Alberto, con su característica paciencia y empatía, trató de tranquilizar a Mariana por todos los medios. Le explicó que lo sucedido era una experiencia completamente normal, pero que también era un privilegio experimentarla, sobre todo en una etapa avanzada de la vida. "Es algo que pocas personas tienen la fortuna de vivir," le dijo, con una sonrisa cálida. A continuación, propuso una idea que iluminó el rostro de Mariana: llevar un registro de todas las situaciones nuevas que experimentaran juntos, resaltando que, a su edad, vivir algo por primera vez no solo era inusual, sino que debía celebrarse como un verdadero logro.

Alberto subrayó que, para una persona joven, descubrir cosas nuevas es algo casi cotidiano y, por lo general, pasa desapercibido.
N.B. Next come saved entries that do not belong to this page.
static thread_local std::string g_err;
static int fail(int code, const char* fmt, ...) {
    char buf[1024];
    va_list ap;
    va_start(ap, fmt);
    vsnprintf(buf, sizeof(buf), fmt, ap);
    va_end(ap);
    g_err = buf;
// ... 91 lines not shown
    int max_prefix = 0;
    static constexpr int BODY_BUFS = 10;
    size_t body_bytes[BODY_BUFS] = {};
    int depth_rows = 0;
    int score_chunk = 0;
    int depth_cap() const { return std::max(cfg.max_batch, score_chunk); }
    static constexpr int DEPTH_BUFS = 4;
    size_t depth_bytes[DEPTH_BUFS] = {};
    float *x = nullptr, *xd = nullptr, *logits = nullptr;
    void *hbuf = nullptr, *qbuf = nullptr, *abuf = nullptr, *mbuf = nullptr;
    void *kcache = nullptr, *vcache = nullptr, *dk = nullptr, *dv = nullptr;
    bf16_t *xpk = nullptr, *xdpk = nullptr;
    float *parts = nullptr, *partsd = nullptr;
    int nparts = 0, npartsd = 0;
    float* fold_tmp = nullptr;
    bool tile_gemm = true;
    float* splitk = nullptr;
    size_t splitk_elems = 0;
    struct { const float* slabs; int S; int rows; const float* bias; } pend = {nullptr, 0, 0, nullptr};
    StepState* state = nullptr;
    RowKey* rows = nullptr;
    static constexpr int ROWS_RING = 4;
    RowKey* rows_pinned[ROWS_RING] = {nullptr, nullptr, nullptr, nullptr};
    hipEvent_t rows_ev[ROWS_RING] = {nullptr, nullptr, nullptr, nullptr};
    bool rows_busy[ROWS_RING] = {false, false, false, false};
    int rows_next = 0;
    RowSampler* row_set = nullptr;
    GuidePair* guide = nullptr;
    size_t guide_room() const { return (size_t)std::max(1, cfg.max_batch / 2); }
    unsigned char* keep_mask = nullptr;
// ... 407 lines not shown
        h->Tmax = (c.cond_type == HQT_COND_TEXT ? c.ctx_len_txt : 0) + c.max_steps;
        h->depth_rows = c.code_levels == 3 ? 21 : 5;
        CHK(alloc_body_rows(h.get(), false));
        h->xd = h->logits = nullptr; h->dk = h->dv = nullptr;
        CHK(alloc_depth_ws(h.get(), false));
        const size_t kv = (size_t)c.n_layers * B * h->Tmax * D * 4;
        CHK(dev_alloc(h.get(), &h->kcache, kv, true));
        CHK(dev_alloc(h.get(), &h->vcache, kv, true));
        CHK(dev_alloc(h.get(), (void**)&h->state, sizeof(StepState), true));
        CHK(dev_alloc(h.get(), (void**)&h->rows, B * sizeof(RowKey), true));
        CHK(dev_alloc(h.get(), (void**)&h->row_set, B * sizeof(RowSampler), true));
        CHK(dev_alloc(h.get(), (void**)&h->guide, h->guide_room() * sizeof(GuidePair), true));
        CHK(dev_alloc(h.get(), (void**)&h->keep_mask, B * (size_t)c.max_steps, true));
        CHK(dev_alloc(h.get(), (void**)&h->group_of_row, B * sizeof(int), true));
        CHK(dev_alloc(h.get(), (void**)&h->row_pos, 3 * B * sizeof(int), true));
        CHK(dev_alloc(h.get(), (void**)&h->cond_buf, B * (size_t)std::max(1, c.cond_type == HQT_COND_TEXT ? c.ctx_len_txt : 1) * 8, true));
        CHK(dev_alloc(h.get(), (void**)&h->codes_top, B * (size_t)c.max_steps * 8, true));
        CHK(dev_alloc(h.get(), (void**)&h->codes_bot, B * (size_t)c.max_steps * 4 * 8, true));
        if (c.code_levels == 3) CHK(dev_alloc(h.get(), (void**)&h->codes_l2, B * (size_t)c.max_steps * 16 * 8, true));
        if (!h->parent) {
            CHK(dev_alloc(h.get(), (void**)&h->persist_counters, PERSIST_COUNTER_BYTES, true));
            CHK(dev_alloc(h.get(), (void**)&h->persist_err, 256, true));
            HIPCHK(hipMemset(h->persist_err, 0, 256));
            CHK(dev_alloc(h.get(), (void**)&h->persist_slabs, persist_slab_floats(256) * 4, true));
        } else {
            h->persist_counters = nullptr; h->persist_err = nullptr; h->persist_slabs = nullptr;
        }
    }
    if (c.has_stage1) {
        std::vector<DecLayer> both(h->dec);
// ... 270 lines not shown
        const int dim = c.s1_resample ? E : E << (2 * (L - 1 - l));
        const std::string name = L == 3 ? "stage1.quantizers." + std::to_string(l) + ".embedding"
                                        : (l == 0 ? "stage1.quantize_t.embedding" : "stage1.quantize_b.embedding");
        const float* e = h->w[name].d;
        CHK(dev_alloc(h, (void**)&h->cb_norm[l], (size_t)c.s1_n_embed * 4, false));
        HIPCHK(launch_row_sumsq(e, DT_F32, h->cb_norm[l], c.s1_n_embed, dim, 0));
    }
    h->has_encoder = true;
    return alloc_encode_workspace(h);
}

Sin embargo, para ellos, cada experiencia inédita adquiría un significado especial. "En el poco tiempo que llevamos compartiendo más de cerca, ya hemos vivido al menos una decena de momentos únicos," comentó con entusiasmo. Con esa misma emoción, sugirió crear otra lista, esta vez de situaciones que podrían explorar en el futuro. Mariana, ahora más tranquila, aceptó la idea con una sonrisa tímida y prometió que en adelante llevarían juntos ese registro. Eso sí, le pidió paciencia.